What you have to do:
Below is the data. Give it again, complete and exact.

----------

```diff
                                __ATOMIC_RELAXED, __HIP_MEMORY_SCOPE_AGENT);
         }
+        unsigned int* last_flag = queue;
+        if constexpr (SPLIT_CLASS) {
+            if (NVS * NPT <= 64) {
+                if (wave == 0) {
+                    asm volatile("s_waitcnt vmcnt(0)" ::: "memory");
+                    if (lane == 0) {
+                        const unsigned int t = __hip_atomic_fetch_add(my_ticket, 1u, __ATOMIC_RELAXED, __HIP_MEMORY_SCOPE_AGENT);
+                        *last_flag = (t == nblk / (uint32_t)NVS - 1) ? 1u : 0u;
+                    }
+                }
+            } else {
+                asm volatile("s_waitcnt vmcnt(0)" ::: "memory");
+                __syncthreads();
+                if (tid == 0) {
+                    const unsigned int t = __hip_atomic_fetch_add(my_ticket, 1u, __ATOMIC_RELAXED, __HIP_MEMORY_SCOPE_AGENT);
+                    *last_flag = (t == nblk / (uint32_t)NVS - 1) ? 1u : 0u;
+                }
+            }
+        } else {
         asm volatile("s_waitcnt vmcnt(0)" ::: "memory");
         __syncthreads();
-        unsigned int* last_flag = queue;
         if (tid == 0) {
             const unsigned int t = __hip_atomic_fetch_add(ticket, 1u, __ATOMIC_RELAXED,
                                                           __HIP_MEMORY_SCOPE_AGENT);
             *last_flag = (t == nblk - 1) ? 1u : 0u;
         }
+        }
         __syncthreads();
         if (*last_flag == 0u) return;
         const int nbt = (int)nblk;
-        constexpr int kSide = 3;
-        for (int b0 = wave; b0 < num_valid; b0 += kSide * nwave) {
+        constexpr int kSide = SPLIT_CLASS ? 1 : 3;
+        const int pt_lo = SPLIT_CLASS ? p_off : 0;
+        const int pt_hi = SPLIT_CLASS ? (p_off + NPT < num_valid ? p_off + NPT : num_valid) : num_valid;
+        for (int b0 = pt_lo + wave; b0 < pt_hi; b0 += kSide * nwave) {
             double s[kSide];
 #pragma unroll
             for (int u = 0; u < kSide; ++u) s[u] = 0;
@@ -1217,7 +1315,7 @@
 #pragma unroll
                 for (int u = 0; u < kSide; ++u) {
                     const int b = b0 + u * nwave;
-                    const double* p = partials + (size_t)(b < num_valid ? b : b0) * nbt;
+                    const double* p = partials + (size_t)(b < pt_hi ? b : b0) * nbt;
 #pragma unroll
                     for (int q = 0; q < 8; ++q) {
                         const int i = base + q * 64 + lane;
@@ -1234,10 +1332,10 @@
             for (int u = 0; u < kSide; ++u) {
                 const int b = b0 + u * nwave;
                 const double t = wave_sum(s[u]);
-                if (lane == 0 && b < num_valid) put_result(b, t);
-            }
-        }
-        if (tid == 0) __hip_atomic_store(ticket, 0u, __ATOMIC_RELAXED, __HIP_MEMORY_SCOPE_AGENT);
+                if (lane == 0 && b < pt_hi) put_result(b, t);
+            }
+        }
+        if (tid == 0) __hip_atomic_store(my_ticket, 0u, __ATOMIC_RELAXED, __HIP_MEMORY_SCOPE_AGENT);
     } else {
     unsigned long long* pw = reinterpret_cast<unsigned long long*>(partials);
     if (wave == 0 && !collect_only) {
```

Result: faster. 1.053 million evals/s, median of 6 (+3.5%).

----------

Result of this exercise:
```diff
                                __ATOMIC_RELAXED, __HIP_MEMORY_SCOPE_AGENT);
         }
+        unsigned int* last_flag = queue;
+        if constexpr (SPLIT_CLASS) {
+            if (NVS * NPT <= 64) {
+                if (wave == 0) {
+                    asm volatile("s_waitcnt vmcnt(0)" ::: "memory");
+                    if (lane == 0) {
+                        const unsigned int t = __hip_atomic_fetch_add(my_ticket, 1u, __ATOMIC_RELAXED, __HIP_MEMORY_SCOPE_AGENT);
+                        *last_flag = (t == nblk / (uint32_t)NVS - 1) ? 1u : 0u;
+                    }
+                }
+            } else {
+                asm volatile("s_waitcnt vmcnt(0)" ::: "memory");
+                __syncthreads();
+                if (tid == 0) {
+                    const unsigned int t = __hip_atomic_fetch_add(my_ticket, 1u, __ATOMIC_RELAXED, __HIP_MEMORY_SCOPE_AGENT);
+                    *last_flag = (t == nblk / (uint32_t)NVS - 1) ? 1u : 0u;
+                }
+            }
+        } else {
         asm volatile("s_waitcnt vmcnt(0)" ::: "memory");
         __syncthreads();
-        unsigned int* last_flag = queue;
         if (tid == 0) {
             const unsigned int t = __hip_atomic_fetch_add(ticket, 1u, __ATOMIC_RELAXED,
                                                           __HIP_MEMORY_SCOPE_AGENT);
             *last_flag = (t == nblk - 1) ? 1u : 0u;
         }
+        }
         __syncthreads();
         if (*last_flag == 0u) return;
         const int nbt = (int)nblk;
-        constexpr int kSide = 3;
-        for (int b0 = wave; b0 < num_valid; b0 += kSide * nwave) {
+        constexpr int kSide = SPLIT_CLASS ? 1 : 3;
+        const int pt_lo = SPLIT_CLASS ? p_off : 0;
+        const int pt_hi = SPLIT_CLASS ? (p_off + NPT < num_valid ? p_off + NPT : num_valid) : num_valid;
+        for (int b0 = pt_lo + wave; b0 < pt_hi; b0 += kSide * nwave) {
             double s[kSide];
 #pragma unroll
             for (int u = 0; u < kSide; ++u) s[u] = 0;
@@ -1217,7 +1315,7 @@
 #pragma unroll
                 for (int u = 0; u < kSide; ++u) {
                     const int b = b0 + u * nwave;
-                    const double* p = partials + (size_t)(b < num_valid ? b : b0) * nbt;
+                    const double* p = partials + (size_t)(b < pt_hi ? b : b0) * nbt;
 #pragma unroll
                     for (int q = 0; q < 8; ++q) {
                         const int i = base + q * 64 + lane;
@@ -1234,10 +1332,10 @@
             for (int u = 0; u < kSide; ++u) {
                 const int b = b0 + u * nwave;
                 const double t = wave_sum(s[u]);
-                if (lane == 0 && b < num_valid) put_result(b, t);
-            }
-        }
-        if (tid == 0) __hip_atomic_store(ticket, 0u, __ATOMIC_RELAXED, __HIP_MEMORY_SCOPE_AGENT);
+                if (lane == 0 && b < pt_hi) put_result(b, t);
+            }
+        }
+        if (tid == 0) __hip_atomic_store(my_ticket, 0u, __ATOMIC_RELAXED, __HIP_MEMORY_SCOPE_AGENT);
     } else {
     unsigned long long* pw = reinterpret_cast<unsigned long long*>(partials);
     if (wave == 0 && !collect_only) {
```

Result: faster. 1.053 million evals/s, median of 6 (+3.5%).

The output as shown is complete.